(WHAT YOU ARE ASKED TO DO) Go through the entries below. Copy out every line that contains "void".

(DATA PROVIDED)
### sr-caco-2_amd/csrc/gemm_tnb.hip

```cpp
#include <stdlib.h>
#include "common.h"
#include "kernels.h"

typedef __bf16 bf16x8 __attribute__((ext_vector_type(8)));
typedef __bf16 bf16x2 __attribute__((ext_vector_type(2)));
typedef float f32x2 __attribute__((ext_vector_type(2)));
typedef unsigned u32x4 __attribute__((ext_vector_type(4)));

namespace {

constexpr int TKB = 32;

__device__ const float k_tnb_zero_row[256] = {0.f};

__device__ __forceinline__ f32x16 mfma_bf(u32x4 a, u32x4 b, f32x16 c) {
  return __builtin_amdgcn_mfma_f32_32x32x16_bf16(__builtin_bit_cast(bf16x8, a),
                                                 __builtin_bit_cast(bf16x8, b), c, 0, 0, 0);
}

typedef _Float16 f16x8 __attribute__((ext_vector_type(8)));
typedef _Float16 tn_f16x2 __attribute__((ext_vector_type(2)));
__device__ __forceinline__ f32x16 mfma_h(u32x4 a, u32x4 b, f32x16 c) {
  return __builtin_amdgcn_mfma_f32_32x32x16_f16(__builtin_bit_cast(f16x8, a), __builtin_bit_cast(f16x8, b), c, 0, 0, 0);
}
// ... 315 lines not shown

  if (do_colsum) {
    float* red = (float*)smem;
    if (producer && !isB) {
#pragma unroll
      for (int j = 0; j < W; ++j) red[hh * BC + W * lane + j] = cs[j];
    }
    __syncthreads();
    if (tid < ivalid) {
      const int io = i0 + tid;
      p.part_colsum[(long)s * p.NI + (p.ps ? (io % ps_f) * 4 + io / ps_f : io)] = red[tid] + red[BC + tid];
    }
  }
}

template <int W, int BM = -1, bool AR = false, bool NR = false, bool CONV = false>
__device__ __forceinline__ void tnb_body_h(const TnArgs& p, const int s, const int tile, unsigned char* smem, const int tap = 0) {
  const int bmode = BM >= 0 ? BM : p.b_mode;
  const bool arow = BM >= 0 ? AR : (p.a_rowscale != nullptr);
  constexpr int BC = 64 * W, HC = 32 * W;
  constexpr int PLANE = 2 * BC * 64;
  constexpr int BUF = 3 * PLANE;
  constexpr int CTRL = 2 * PLANE;
  constexpr int SINV = 2 * PLANE + 4096;

  const int tid = threadIdx.x, lane = tid & 63;
  const int wave8 = __builtin_amdgcn_readfirstlane(tid >> 6);
  const bool producer = wave8 >= 4;
  const int wave = wave8 & 3;
  const int wi = wave >> 1, wj = wave & 1, r = lane & 31, h = lane >> 5;
  const int nbj = (p.NJ + p.j_tile - 1) / p.j_tile;
  const int bi = tile / nbj, bj = tile - bi * nbj;
  const int i0 = bi * p.i_tile, j0 = bj * p.j_tile;
  const int ivalid = min(p.i_tile, p.NI - i0), jvalid = min(p.j_tile, p.NJ - j0);
  const int m_begin = s * p.rows_per_slice;
  const int m_end = min(p.M, m_begin + p.rows_per_slice);
  const bool do_colsum = p.part_colsum && bj == 0 && tap == 0;
  const int cdy = CONV ? tap / 3 - 1 : 0, cdx = CONV ? tap % 3 - 1 : 0;

  struct Stage {
    typename ColVec<W>::T rv[2][8];
    float scale;
    float2 stats;
    int trow;
  };
  Stage sg0, sg1;
  const bool isB = wave & 1;
  const int ch = wave >> 1;
  const int lt = lane & 31, th = lane >> 5;
  const int opvalid = isB ? jvalid : ivalid;
  const int gcol = HC * ch + W * lt;
  const int colq = max(min(gcol, opvalid - W), 0);
  const int dsh = gcol - colq;
// ... 294 lines not shown
#pragma unroll
        for (int q = 0; q < 16; ++q) {
          const int row = (wi * W + i) * 32 + mfma_row(q, lane);
          if (row < ivalid) out[(long)(i0 + row) * p.NJ + j0 + col] = acc[i][j][q] * (sinv[row] * ib);
        }
      }
  }

  if (do_colsum) {
    float* red = (float*)smem;
    if (producer && !isB) {
#pragma unroll
      for (int j = 0; j < W; ++j) red[th * BC + gcol + j] = cs[j];
    }
    __syncthreads();
    if (tid < ivalid) p.part_colsum[(long)s * p.NI + i0 + tid] = red[tid] + red[BC + tid];
  }
}

constexpr int TK9 = 16;
__device__ __forceinline__ int unit_slot9(int col, int u) { return 2 * col + (u ^ ((col >> 3) & 1)); }
constexpr int T9_OPS = 6;
constexpr int T9_PLANE = T9_OPS * 64 * 32;
constexpr int T9_CTRL = 2 * T9_PLANE;
constexpr int T9_BUF = 2 * T9_PLANE + 2048;
constexpr int T9_SINV = 2 * T9_BUF;
constexpr int T9_LDS = 2 * T9_BUF + 2048;
constexpr int T9_THREADS = 14 * 64;

template <int H2, int DBG = 0>
// ... 513 lines not shown

template <int W>
__global__ void __launch_bounds__(512, 1) k_tnb_hc(TnArgs p, int tiles, int xcd) {
  extern __shared__ __attribute__((aligned(16))) unsigned char smem[];
  const int L = xcd ? sr_xcd_block(blockIdx.x, gridDim.x) : (int)blockIdx.x;
  const int tap = L % 9, t2 = L / 9;
  const bool even = p.NI % W == 0 && p.NJ % W == 0 && p.i_tile % W == 0 && p.j_tile % W == 0;
  if (even) tnb_body_h<W, 0, false, true, true>(p, t2 / tiles, t2 % tiles, smem, tap);
  else tnb_body_h<W, 0, false, false, true>(p, t2 / tiles, t2 % tiles, smem, tap);
}

constexpr int TNB_GROUP_MAX = 24;
struct TnbGroup {
  TnArgs p[TNB_GROUP_MAX];
  int tile_start[TNB_GROUP_MAX + 1];
  int n, S, xcd;
};
__device__ __forceinline__ void tnb_group_block(const TnbGroup& g, int& slice, int& t) {
  const int tiles = g.tile_start[g.n];
  if (g.xcd) {
    const int L = sr_xcd_block(blockIdx.x, gridDim.x);
    t = L % tiles;
    slice = L / tiles;
  } else {
    slice = blockIdx.x % g.S;
    t = blockIdx.x / g.S;
  }
}
template <int W>
__global__ void __launch_bounds__(512, 1) k_tnb_grouped(TnbGroup g) {
  extern __shared__ __attribute__((aligned(16))) unsigned char smem[];
  int slice, t;
  tnb_group_block(g, slice, t);
  TnArgs p = g.p[0];
  int t0 = 0;
#pragma unroll
  for (int i = 1; i < TNB_GROUP_MAX; ++i)
    if (i < g.n && t >= g.tile_start[i]) { p = g.p[i]; t0 = g.tile_start[i]; }
  tnb_body<W>(p, slice, t - t0, 0, smem);
}

template <int W>
__global__ void __launch_bounds__(512, 1) k_tnb_grouped_h(TnbGroup g) {
  extern __shared__ __attribute__((aligned(16))) unsigned char smem[];
  int slice, t;
  tnb_group_block(g, slice, t);
  TnArgs p = g.p[0];
  int t0 = 0;
#pragma unroll
  for (int i = 1; i < TNB_GROUP_MAX; ++i)
    if (i < g.n && t >= g.tile_start[i]) { p = g.p[i]; t0 = g.tile_start[i]; }
  const bool even = p.NI % W == 0 && p.NJ % W == 0 && p.i_tile % W == 0 && p.j_tile % W == 0;
  if (even && p.b_mode == 1 && !p.a_rowscale) tnb_body_h<W, 1, false, true>(p, slice, t - t0, smem);
  else if (even && p.b_mode == 0 && p.a_rowscale) tnb_body_h<W, 0, true, true>(p, slice, t - t0, smem);
  else if (even && p.b_mode == 2 && p.a_rowscale) tnb_body_h<W, 2, true, true>(p, slice, t - t0, smem);
  else tnb_body_h<W>(p, slice, t - t0, smem);
}

constexpr int TNB_BATCH_MAX = 40;
struct TnbConvBatch {
  TnArgs base;
  const float* A[TNB_BATCH_MAX];
  const float* B[TNB_BATCH_MAX];
  long part_stride, colsum_stride;
  int n, tiles, xcd;
};
template <int W>
__global__ void __launch_bounds__(512, 1) k_tnb_conv_batched(TnbConvBatch g) {
  extern __shared__ __attribute__((aligned(16))) unsigned char smem[];
  const int L = g.xcd ? sr_xcd_block(blockIdx.x, gridDim.x) : (int)blockIdx.x;
  const int tap = L % 9;
// ... 102 lines not shown
  if (e != hipSuccess) return sr_fail(-5, "%s: cannot reserve %d B of LDS: %s", name, bytes, hipGetErrorString(e));
  return 0;
}

constexpr int lds_bytes(int w) { return 2 * 3 * 2 * 64 * w * 64; }
constexpr long TNB_W1_SLOTS = 3 * 256;

}

int sr_gemm_tnb_grouped(TnArgs* probs, int n, hipStream_t st) {
  SR_REQUIRE(n >= 1 && n <= TNB_GROUP_MAX, "gemm_tn_grouped_bx3: 1..%d problems (got %d)", TNB_GROUP_MAX, n);
  static_assert(sizeof(TnbGroup) <= 4096, "kernel arguments");
  TnbGroup g;
  memset(&g, 0, sizeof(g));
  g.n = n;
  int w = 1, tiles = 0;
  for (int k = 0; k < n; ++k) {
    TnArgs& p = probs[k];
    SR_REQUIRE(p.M == probs[0].M && p.S == probs[0].S && !p.conv,
               "gemm_tn_grouped_bx3: problems must share M and S");
    SR_REQUIRE(p.NI % 4 == 0 && p.NJ % 4 == 0 && p.lda % 4 == 0 && p.ldb % 4 == 0,
               "gemm_tn_grouped_bx3: NI, NJ, lda, ldb must be multiples of 4");
    int a, b;
    p.i_tile = pick_tile(p.NI, &a);
    p.j_tile = pick_tile(p.NJ, &b);
    if (a > w) w = a;
    if (b > w) w = b;
    const int rps = sr_cdiv(p.M, p.S);
    p.rows_per_slice = (rps + TKB - 1) / TKB * TKB;
    g.tile_start[k] = tiles;
    tiles += sr_cdiv(p.NI, p.i_tile) * sr_cdiv(p.NJ, p.j_tile);
    g.p[k] = p;
  }
  g.tile_start[n] = tiles;
  g.S = probs[0].S;
  static const int gxcd = [] { const char* e = sr_getenv("SRHIP_TN_GROUP_XCD"); return e ? atoi(e) : 1; }();
  g.xcd = gxcd;
  dim3 grid(probs[0].S * tiles, 1, 1);
  static bool attr[4] = {false, false, false, false};
#define SR_TNB_G(W_)                                                                      \
  if (w == W_) {                                                                          \
    if (!attr[W_]) {                                                                      \
      if (int rc = reserve_lds(k_tnb_grouped<W_>, lds_bytes(W_), "k_tnb_grouped")) return rc; \
      attr[W_] = true;                                                                    \
    }                                                                                     \
    hipLaunchKernelGGL((k_tnb_grouped<W_>), grid, dim3(512), lds_bytes(W_), st, g);       \
  }
  if (w == 3) {
    static bool attr_h = false;
    if (!attr_h) {
      if (int rc = reserve_lds(k_tnb_grouped_h<3>, lds_bytes(3), "k_tnb_grouped_h")) return rc;
      attr_h = true;
    }
    hipLaunchKernelGGL((k_tnb_grouped_h<3>), grid, dim3(512), lds_bytes(3), st, g);
  }
  SR_TNB_G(1) SR_TNB_G(2)
#undef SR_TNB_G
  SR_LAUNCH_CHECK("k_tnb_grouped");
  return 0;
}

int sr_gemm_tnb(TnArgs& p, hipStream_t st) {
  SR_REQUIRE(p.M > 0 && p.S > 0, "gemm_tn_bx3: empty problem");
  SR_REQUIRE(p.NI % 4 == 0 && p.NJ % 4 == 0 && p.lda % 4 == 0 && p.ldb % 4 == 0,
             "gemm_tn_bx3: NI, NJ, lda, ldb must be multiples of 4");
  int tile;
  const int w = pick_w(p.NI, p.NJ, &tile);
  p.i_tile = p.j_tile = tile;
  SR_REQUIRE(!p.ps || (p.conv && p.NI % 4 == 0 && (p.NI / 4) % w == 0 && p.NI % p.i_tile == 0),
             "conv3x3_wgrad + PixelShuffle(2): Cout/4 = %d must be a multiple of %d (columns per lane), Cout of the tile", p.NI / 4, w);
  const int rps = sr_cdiv(p.M, p.S);
  p.rows_per_slice = (rps + TKB - 1) / TKB * TKB;
  int tiles = sr_cdiv(p.NI, p.i_tile) * sr_cdiv(p.NJ, p.j_tile);
// ... 174 lines not shown
```

### sr-caco-2_amd/csrc/kernels.h

```cpp
#pragma once
#include <hip/hip_runtime.h>

struct NtArgs {
  const float* A; long lda;
  const float* W; long ldw; long wtap;
  float* C; long ldc;
  int M, N, K;
  int n_tile;
  int xcd_order;
  const float* bias;
  int a_mode;
  const float* ln_stats;
  int epi;
  const float* slope;
  const float* pro_coef;
  const float* R; long ldr;
  float* aux; long ldaux;
  const float* R2; long ldr2; const float* ep_stats;
  int wide_epi;
  float* stats_out;
  const float* rowscale; int rows_per_scale; float alpha;
  int batch, H, Wd, tiles_x, tiles_y;
  int dbg;
  int stagger;
// ... 114 lines not shown
int sr_prep_table(const PrepEntry* tab_dev, int n, int total_blocks, hipStream_t st);
__host__ __device__ static inline int sr_kp(int K) { return (K + 31) / 32 * 32; }
int sr_split3(const float* W, long ldw, int rows, int K, unsigned short* out, hipStream_t st);
int sr_gemm_ntb(NtArgs& p, hipStream_t st);
int sr_conv3x3_ntb(NtArgs& p, hipStream_t st);
int sr_gemm_ntb_lnbwd(NtArgs& p, hipStream_t st);
int sr_gemm_ntp(NtArgs& p, hipStream_t st);
int sr_gemm_ntw(NtArgs& p, hipStream_t st);
int sr_conv3x3_ntcw(NtArgs& p, hipStream_t st);
int sr_conv3x3_ntcw2(NtArgs& p, int rows_per_wave, hipStream_t st);
int sr_conv3x3_nhcw(NtArgs& p, hipStream_t st);
int sr_conv3x3_nhcw2(NtArgs& p, int rows_per_wave, hipStream_t st);
int sr_gemm_tn(TnArgs& p, hipStream_t st);
int sr_gemm_tnb(TnArgs& p, hipStream_t st);
int sr_gemm_tnb_grouped(TnArgs* probs, int n, hipStream_t st);
int sr_tn_plan(int M, int NI, int NJ, int conv, int* S, long* part_floats);
int sr_gemm_tn_grouped(TnArgs* probs, int n, hipStream_t st);
int sr_tn_group_plan(int M, int ntiles, int* S);
int sr_tn_plan_t(int M, int NI, int NJ, int conv, int target, int* S, long* part_floats);
int sr_tn_plan_bx3(int M, int NI, int NJ, int conv, int* S, long* part_floats);
int sr_tn_group_plan_t(int M, int ntiles, int dflt_target, int* S);
int sr_tn_tiles(int NI, int NJ);
int sr_conv_wgrad_batched_plan(int n, int M, int NI, int NJ, int* S, long* part_floats_per_item);
int sr_conv_wgrad_batched_tnb(const TnArgs& base, const float* const* A, const float* const* B, int n,
                              long part_stride, long colsum_stride, hipStream_t st);
```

(EXERCISE RESULT)
__device__ __forceinline__ void tnb_body_h(const TnArgs& p, const int s, const int tile, unsigned char* smem, const int tap = 0) {
__global__ void __launch_bounds__(512, 1) k_tnb_hc(TnArgs p, int tiles, int xcd) {
__device__ __forceinline__ void tnb_group_block(const TnbGroup& g, int& slice, int& t) {
__global__ void __launch_bounds__(512, 1) k_tnb_grouped(TnbGroup g) {
__global__ void __launch_bounds__(512, 1) k_tnb_grouped_h(TnbGroup g) {
__global__ void __launch_bounds__(512, 1) k_tnb_conv_batched(TnbConvBatch g) {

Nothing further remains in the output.